A Visão do Especialista

A trágica perda de Alice Ribeiro e Rodrigo Lapa evidencia, mais uma vez, os riscos enfrentados diariamente pelos profissionais de imprensa que atuam em campo. Além disso, reacende o alerta sobre a necessidade de investimentos em infraestrutura rodoviária no Brasil, especialmente em trechos críticos como a BR-381.

Para especialistas em segurança viária, a conclusão das obras de duplicação da BR-381 é urgente para reduzir acidentes fatais. Segundo o engenheiro de transporte Luiz Fernando Almeida, "a situação da rodovia é alarmante, e intervenções estruturais, como a duplicação e a melhoria da sinalização, são medidas imprescindíveis para salvar vidas".

A cobertura jornalística em locais de risco também é motivo de preocupação.
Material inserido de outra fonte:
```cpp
hipError_t launch_debug_philox(uint32_t k0, uint32_t k1, const uint32_t* ctr, int64_t n, uint32_t* out,
                               hipStream_t st) {
  hipLaunchKernelGGL(debug_philox_kernel, dim3((unsigned)((n + 255) / 256)), dim3(256), 0, st, k0, k1, ctr, n, out);
  return hipGetLastError();
}

hipError_t launch_debug_variates(uint64_t seed, int chain, uint32_t sweep, int64_t n, int S, float* tl,
                                 float* tm, float* ua, float* l2u, double* uz, double* ut, double* ea, double* ez,
// ... 130 lines not shown
```

mcmc_clv_model_amd/sampler.py:

```python
from __future__ import annotations

import ctypes
import weakref
import math
from dataclasses import dataclass, field
from typing import List, Optional, Sequence

import numpy as np

from . import _lib
from ._lib import check, dptr

BLOCK_SIZE = _lib.BLOCK


@dataclass
class Problem:
    D: int
    K: int
    x: np.ndarray
    t_x: np.ndarray
    T_cal: np.ndarray
    cov: np.ndarray
    log_s: Optional[np.ndarray]
# ... 130 lines not shown
        data.T_cal = p.T_cal.ctypes.data if p.N else None
        data.covariates = p.cov.ctypes.data if (p.K > 1 and p.N) else None
        data.log_s = p.log_s.ctypes.data if (p.D == 3 and p.N) else None
        self.prior = prior if prior is not None else make_prior(p, cfg.n_global)
        h = ctypes.c_void_p()
        check(L.clv_create(ctypes.byref(cfg), ctypes.byref(data), ctypes.byref(self.prior), ctypes.byref(h)))
        self.h = h
        self._L = L

    def close(self) -> None:
        for grp in list(getattr(self, "_groups", ())):
            grp.close()
        if getattr(self, "h", None):
            self._L.clv_destroy(self.h)
            self.h = None

    def __del__(self):
        try:
            self.close()
        except Exception:
            pass

    def __enter__(self):
        return self

    def __exit__(self, *exc):
        self.close()

    def run(self, n_sweeps: int) -> None:
        check(self._L.clv_run(self.h, int(n_sweeps)))

    def rollback(self) -> None:
        check(self._L.clv_rollback(self.h))

    def sweep(self) -> None:
        check(self._L.clv_sweep(self.h))

    def hyper(self, gathered_ptr: Optional[int] = None) -> None:
        check(self._L.clv_hyper(self.h, gathered_ptr))

    def partials(self):
        ptr = ctypes.c_void_p()
        nd = ctypes.c_int64()
        st = ctypes.c_int32()
        check(self._L.clv_partials(self.h, ctypes.byref(ptr), ctypes.byref(nd), ctypes.byref(st)))
        return ptr.value, nd.value, st.value

    def set_stream(self, stream: int) -> None:
        check(self._L.clv_set_stream(self.h, int(stream)))

    def note_sweeps(self, n: int) -> None:
        check(self._L.clv_note_sweeps(self.h, int(n)))

    def copy_partials(self, dst_ptr: int) -> None:
        check(self._L.clv_copy_partials(self.h, ctypes.c_void_p(dst_ptr)))

    def synchronize(self) -> None:
        check(self._L.clv_synchronize(self.h))

    def host_times(self) -> dict:
        hn = (ctypes.c_int64 * 8)()
        check(self._L.clv_debug_host_times(self.h, hn))
        h = [x / 1e3 for x in hn]
        if not h[0] or not h[6]:
            return {}
        names = ("set_device", "start_event", "launch_call", "end_event", "wait", "return")
        return {k: round(h[i + 1] - h[i], 3) for i, k in enumerate(names)}

    def clock_ghz(self) -> float:
        v = ctypes.c_double(0.0)
        check(self._L.clv_clock_ghz(self.h, ctypes.byref(v)))
        return float(v.value)

    def clock_probe(self, us: float = 50.0) -> float:
        v = ctypes.c_double(0.0)
        check(self._L.clv_clock_probe(self.h, float(us), ctypes.byref(v)))
        return float(v.value)

    def launch_info(self) -> dict:
        out = (ctypes.c_int64 * 6)()
        check(self._L.clv_launch_info(self.h, out))
        relay = ctypes.c_int32(0)
        check(self._L.clv_split_relay_steps(self.h, ctypes.byref(relay)))
        return dict(persistent=bool(out[0]), persist_blocks_per_cu=int(out[1]), n_cu=int(out[2]),
                    workgroups=int(out[3]), physical_workgroups=int(out[4]),
                    layout={1: "block", 2: "split", -1: "block (split aborted)"}.get(int(out[5])),
                    relay_steps=int(relay.value))

    IPC_HANDLE_BYTES = 64

    def p2p_info(self) -> dict:
        out = (ctypes.c_int64 * 6)()
        check(self._L.clv_p2p_info(self.h, out))
        return dict(capable=bool(out[0]), connected=bool(out[1]), mail_bytes=int(out[2]), mail_ptr=int(out[3]),
                    persistent=bool(out[4]), mail_memory={0: "uncached", 1: "fine-grained", 2: "device"}.get(int(out[5])))

    def p2p_export(self) -> bytes:
        buf = ctypes.create_string_buffer(self.IPC_HANDLE_BYTES)
        check(self._L.clv_p2p_export(self.h, buf))
        return buf.raw

    def p2p_connect(self, handles: Optional[Sequence[bytes]] = None, ptrs: Optional[Sequence[int]] = None) -> None:
        if handles is not None:
            blob = ctypes.create_string_buffer(b"".join(handles), self.IPC_HANDLE_BYTES * len(handles))
            check(self._L.clv_p2p_connect(self.h, blob, None))
        else:
            arr = (ctypes.c_uint64 * len(ptrs))(*[int(p) for p in ptrs])
            check(self._L.clv_p2p_connect(self.h, None, arr))

    def p2p_set_persistent(self, on: bool) -> None:
        check(self._L.clv_p2p_set_persistent(self.h, 1 if on else 0))

    def p2p_disconnect(self) -> None:
        check(self._L.clv_p2p_disconnect(self.h))

    def set_wait_timeout(self, ms: float) -> None:
        check(self._L.clv_set_wait_timeout(self.h, float(ms)))

    @property
    def sweeps_done(self) -> int:
        return int(self._L.clv_sweeps_done(self.h))

    def set_replay_tape(self, tape: np.ndarray, n_sweeps: int) -> None:
        tape = np.ascontiguousarray(tape, dtype=np.float64)
        stride = self.replay_sweep_stride
        if tape.size != self.chains * n_sweeps * stride:
            raise ValueError(f"tape has {tape.size} doubles, expected {self.chains * n_sweeps * stride}")
        check(self._L.clv_set_replay_tape(self.h, dptr(tape), int(n_sweeps)))

    @property
    def replay_sweep_stride(self) -> int:
        return int(self._L.clv_replay_sweep_stride(self.h))

    def level1_buffer(self) -> np.ndarray:
        return np.empty((self.chains, self.n_draws, self.n, self.D + 2))

    def stream_draws(self, level1: Optional[np.ndarray]) -> None:
        if level1 is not None:
            C, nd, n, D = self.chains, self.n_draws, self.n, self.D
            if (level1.shape != (C, nd, n, D + 2) or level1.dtype != np.float64 or not level1.flags.c_contiguous
                    or not level1.flags.writeable):
                raise ValueError("level1 must be a writeable C-contiguous float64 array of shape (chains, n_draws, n, D+2)")
        self._stream_buf = level1
        check(self._L.clv_stream_draws(self.h, dptr(level1)))

    def read_draws(self, level1: bool = True, out: Optional[np.ndarray] = None):
        C, nd, n, D, K = self.chains, self.n_draws, self.n, self.D, self.K
        l1 = None
        if level1 and self.draw_sink == "full":
            l1 = out if out is not None else self.level1_buffer()
        l2 = np.empty((C, nd, D * K + D * (D + 1) // 2))
        ll = np.empty((C, nd))
        check(self._L.clv_read_draws(self.h, dptr(l1), dptr(l2), dptr(ll)))
        return l1, l2, ll

    def flush(self) -> None:
        hyp = np.empty((self.chains, self.K * self.D + self.D * self.D))
        check(self._L.clv_get_state(self.h, None, None, dptr(hyp)))

    def read_summary(self):
        sums = np.empty((self.chains, _lib.N_SUM_STATS, self.n))
        k = ctypes.c_int64()
        check(self._L.clv_read_summary(self.h, dptr(sums), ctypes.byref(k)))
        return sums, int(k.value)

    def get_state(self):
        C, n, D, K = self.chains, self.n, self.D, self.K
        lam, mu = np.empty((C, n)), np.empty((C, n))
        hyp = np.empty((C, K * D + D * D))
        check(self._L.clv_get_state(self.h, dptr(lam), dptr(mu), dptr(hyp)))
# ... 523 lines not shown
```

Measured before the change: 11.49 billion.

## Add row-record partials layout for split relay persistent kernel

```diff
diff --git a/include/clvmcmc.h b/include/clvmcmc.h
--- a/include/clvmcmc.h
+++ b/include/clvmcmc.h
@@ -95,6 +95,7 @@
 int clv_clock_probe(clv_sampler* s, double us, double* ghz);
 int clv_launch_info(const clv_sampler* s, int64_t* out);
 int clv_split_relay_steps(const clv_sampler* s, int32_t* out);
+int clv_split_row_records(const clv_sampler* s, int32_t* out);
 #define CLV_IPC_HANDLE_BYTES 64
 int clv_p2p_info(const clv_sampler* s, int64_t* out);
 int clv_p2p_export(clv_sampler* s, void* handle);
@@ -147,6 +148,8 @@
 int clv_debug_split_draw_plan(int32_t R, int32_t share, int32_t* out);
 int clv_debug_split_stamps(clv_sampler* s, uint64_t* out);
 int clv_debug_sweep_plan(const int64_t* in, int32_t* out);
+int clv_debug_sweep_plan_rows(const int64_t* in, int32_t* out);
+int clv_debug_split_row_layout(int32_t nb, int32_t* out, int64_t* counts);
 
 enum { CLV_EXCHANGE_AUTO = 0, CLV_EXCHANGE_P2P = 1, CLV_EXCHANGE_COPY = 2 };
 typedef struct clv_group clv_group;
diff --git a/mcmc_clv_model_amd/_lib.py b/mcmc_clv_model_amd/_lib.py
--- a/mcmc_clv_model_amd/_lib.py
+++ b/mcmc_clv_model_amd/_lib.py
@@ -100,6 +100,7 @@
         "clv_clock_probe": (c_int32, [sp, c_double, POINTER(c_double)]),
         "clv_launch_info": (c_int32, [sp, POINTER(c_int64)]),
         "clv_split_relay_steps": (c_int32, [sp, POINTER(c_int32)]),
+        "clv_split_row_records": (c_int32, [sp, POINTER(c_int32)]),
         "clv_p2p_info": (c_int32, [sp, POINTER(c_int64)]),
         "clv_p2p_export": (c_int32, [sp, c_void_p]),
         "clv_p2p_connect": (c_int32, [sp, c_void_p, POINTER(c_uint64)]),
@@ -134,6 +135,8 @@
                                         POINTER(c_float), dp, POINTER(c_float), dp]),
         "clv_debug_wg_map": (c_int32, [c_int32, c_int32, c_int32, POINTER(c_int32)]),
         "clv_debug_sweep_plan": (c_int32, [POINTER(c_int64), POINTER(c_int32)]),
+        "clv_debug_sweep_plan_rows": (c_int32, [POINTER(c_int64), POINTER(c_int32)]),
+        "clv_debug_split_row_layout": (c_int32, [c_int32, POINTER(c_int32), POINTER(c_int64)]),
         "clv_debug_persist_choice": (c_int32, [c_int32, c_int32, c_int32, c_int64, c_int32, c_int32]),
         "clv_debug_persist_fits": (c_int32, [c_int64, c_int32, c_int32]),
         "clv_group_create": (c_int32, [POINTER(sp), c_int32, c_int32, POINTER(sp)]),
diff --git a/mcmc_clv_model_amd/csrc/capi.hip b/mcmc_clv_model_amd/csrc/capi.hip
--- a/mcmc_clv_model_amd/csrc/capi.hip
+++ b/mcmc_clv_model_amd/csrc/capi.hip
@@ -320,6 +320,10 @@
 #define CLV_SPLIT_RELAY_DEFAULT 1
 #endif
 constexpr bool SPLIT_RELAY_DEFAULT = CLV_SPLIT_RELAY_DEFAULT != 0;
+#ifndef CLV_SPLIT_ROWS_DEFAULT
+#define CLV_SPLIT_ROWS_DEFAULT 1
+#endif
+constexpr bool SPLIT_ROWS_DEFAULT = CLV_SPLIT_ROWS_DEFAULT != 0;
 
 namespace {
 
@@ -409,6 +413,7 @@
   int persistent = -1;
   int layout = 0;
   int relay = -1;
+  int rows = -1;
   bool defer = true;
   int mail_first = 0;
   double wait_ms = 0.0;
@@ -423,6 +428,8 @@
   e.layout = !v ? 0 : is(v, "block") ? LAYOUT_BLOCK : is(v, "split") ? LAYOUT_SPLIT : -1;
   v = std::getenv("CLV_SPLIT_RELAY");
   e.relay = !v ? -1 : is(v, "0") ? 0 : is(v, "1") ? 1 : 2;
+  v = std::getenv("CLV_SPLIT_ROWS");
+  e.rows = !v ? -1 : is(v, "0") ? 0 : is(v, "1") ? 1 : 2;
   e.defer = !is(std::getenv("CLV_DEFER"), "0");
   v = std::getenv("CLV_MAIL_ALLOC");
   e.mail_first = is(v, "fine") ? 1 : is(v, "default") ? 2 : 0;
@@ -436,11 +443,14 @@
 struct SweepResources {
   int n_cu = 0;
   Instance block, split, relay;
+  Instance rows;
 };
 struct SweepPlan {
   bool persistent = false, split = false, p2p_capable = false, p2p_persist_fits = false, fx_capable = false, defer = false;
   int relay_steps = 0;
+  bool rows = false;
   bool need_split = false, need_relay = false;
+  bool need_rows = false;
   const char* error = nullptr;
 };
 
@@ -473,6 +483,7 @@
   if (!(p.persistent && g.D == 2 && g.S <= PRE_STEPS && nb <= SPLIT_MAX_NB)) return p;
   if (e.layout < 0) p.error = "CLV_PERSIST_LAYOUT must be block or split";
   else if (e.relay > 1) p.error = "CLV_SPLIT_RELAY must be 0 or 1";
+  else if (e.rows > 1) p.error = "CLV_SPLIT_ROWS must be 0 or 1";
   if (p.error || e.layout == LAYOUT_BLOCK) return p;
   if (r.split.scratch == NOT_QUERIED) {
     p.need_split = true;
@@ -482,6 +493,10 @@
   if (p.split && SPLIT_RELAY_STEPS > 0 && g.S > SPLIT_RELAY_STEPS && (e.relay < 0 ? SPLIT_RELAY_DEFAULT : e.relay == 1)) {
     if (r.relay.scratch == NOT_QUERIED) p.need_relay = true;
     else if (r.relay.scratch == 0 && persist_split_fits(C, nb, r.relay.bpc, r.n_cu)) p.relay_steps = SPLIT_RELAY_STEPS;
+  }
+  if (p.relay_steps > 0 && (e.rows < 0 ? SPLIT_ROWS_DEFAULT : e.rows == 1)) {
+    if (r.rows.scratch == NOT_QUERIED) p.need_rows = true;
+    else p.rows = r.rows.scratch == 0 && persist_split_fits(C, nb, r.rows.bpc, r.n_cu);
   }
   return p;
 }
@@ -563,10 +578,10 @@
   return CLV_OK;
 }
 
-Instance query_split_instance(const Geometry& g, bool relay) {
+Instance query_split_instance(const Geometry& g, bool relay, bool rows = false) {
   Instance in;
   size_t scratch = 0;
-  const bool ok = persist_split_resources(g.D, g.K, &in.bpc, &scratch, relay) == hipSuccess;
+  const bool ok = persist_split_resources(g.D, g.K, &in.bpc, &scratch, relay, rows) == hipSuccess;
   if (!ok) (void)hipGetLastError();
   in.scratch = ok ? (int64_t)scratch : QUERY_FAILED;
   return in;
@@ -597,10 +612,15 @@
     r.relay = query_split_instance(g, true);
     p = plan_sweep(g, s->replay, r, env);
   }
+  if (p.need_rows) {
+    r.rows = query_split_instance(g, true, true);
+    p = plan_sweep(g, s->replay, r, env);
+  }
   if (p.error) return fail(CLV_EINVAL, p.error);
   s->persistent = p.persistent;
   s->split = p.split;
   s->relay_steps = p.relay_steps;
+  s->row_records = p.rows;
   s->p2p_capable = p.p2p_capable;
   s->p2p_persist_fits = p.p2p_persist_fits;
   s->fx_capable = p.fx_capable;
@@ -899,6 +919,12 @@
   return CLV_OK;
 }
 
+int clv_split_row_records(const clv_sampler* s, int32_t* out) {
+  if (!s || !out) return fail(CLV_EINVAL, "null argument");
+  *out = s->split && s->relay_steps > 0 && s->row_records ? 1 : 0;
+  return CLV_OK;
+}
+
 int clv_p2p_info(const clv_sampler* s, int64_t* out) {
   if (!s || !out) return fail(CLV_EINVAL, "null argument");
   out[0] = (s->p2p_capable || s->fx_capable) ? 1 : 0;
@@ -1035,7 +1061,8 @@
   s->host_ns[2] = host_now_ns();
   if (s->split) {
     a.wg_map = s->d_wgmap_split;
-    CLV_HIP(launch_persist_split(a, s->sweeps_done + 1, n_sweeps, s->stream, s->relay_steps > 0));
+    CLV_HIP(launch_persist_split(a, s->sweeps_done + 1, n_sweeps, s->stream, s->relay_steps > 0,
+                                 s->relay_steps > 0 && s->row_records));
   } else {
     CLV_HIP(launch_persist(a, s->sweeps_done + 1, n_sweeps, s->stream, nullptr, nullptr));
   }
@@ -1081,6 +1108,7 @@
     if (s->split) {
       s->split = false;
       s->relay_steps = 0;
+      s->row_records = false;
       s->split_reverted = true;
       diag += "; the split layout's launch aborted: this handle uses the block layout from now on";
     }
@@ -1584,7 +1612,7 @@
   return split_chosen(n_chains, nb, blocks_per_cu, n_cu, false) ? 1 : 0;
 }
 
-int clv_debug_sweep_plan(const int64_t* in, int32_t* out) {
+static int debug_sweep_plan(const int64_t* in, int32_t* out, bool with_rows) {
   if (!in || !out) return fail(CLV_EINVAL, "null argument");
   Geometry g{};
   g.D = (int)in[0];
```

Conforme aponta a Associação Brasileira de Jornalismo Investigativo (Abraji), é fundamental que as empresas de comunicação priorizem protocolos de segurança para suas equipes em trânsito, a fim de minimizar riscos em coberturas externas.

A tragédia na BR-381 deixa um alerta urgente para a sociedade e para as autoridades: a necessidade de ações concretas para evitar novas perdas de vidas e garantir a segurança dos profissionais que se dedicam a informar o público.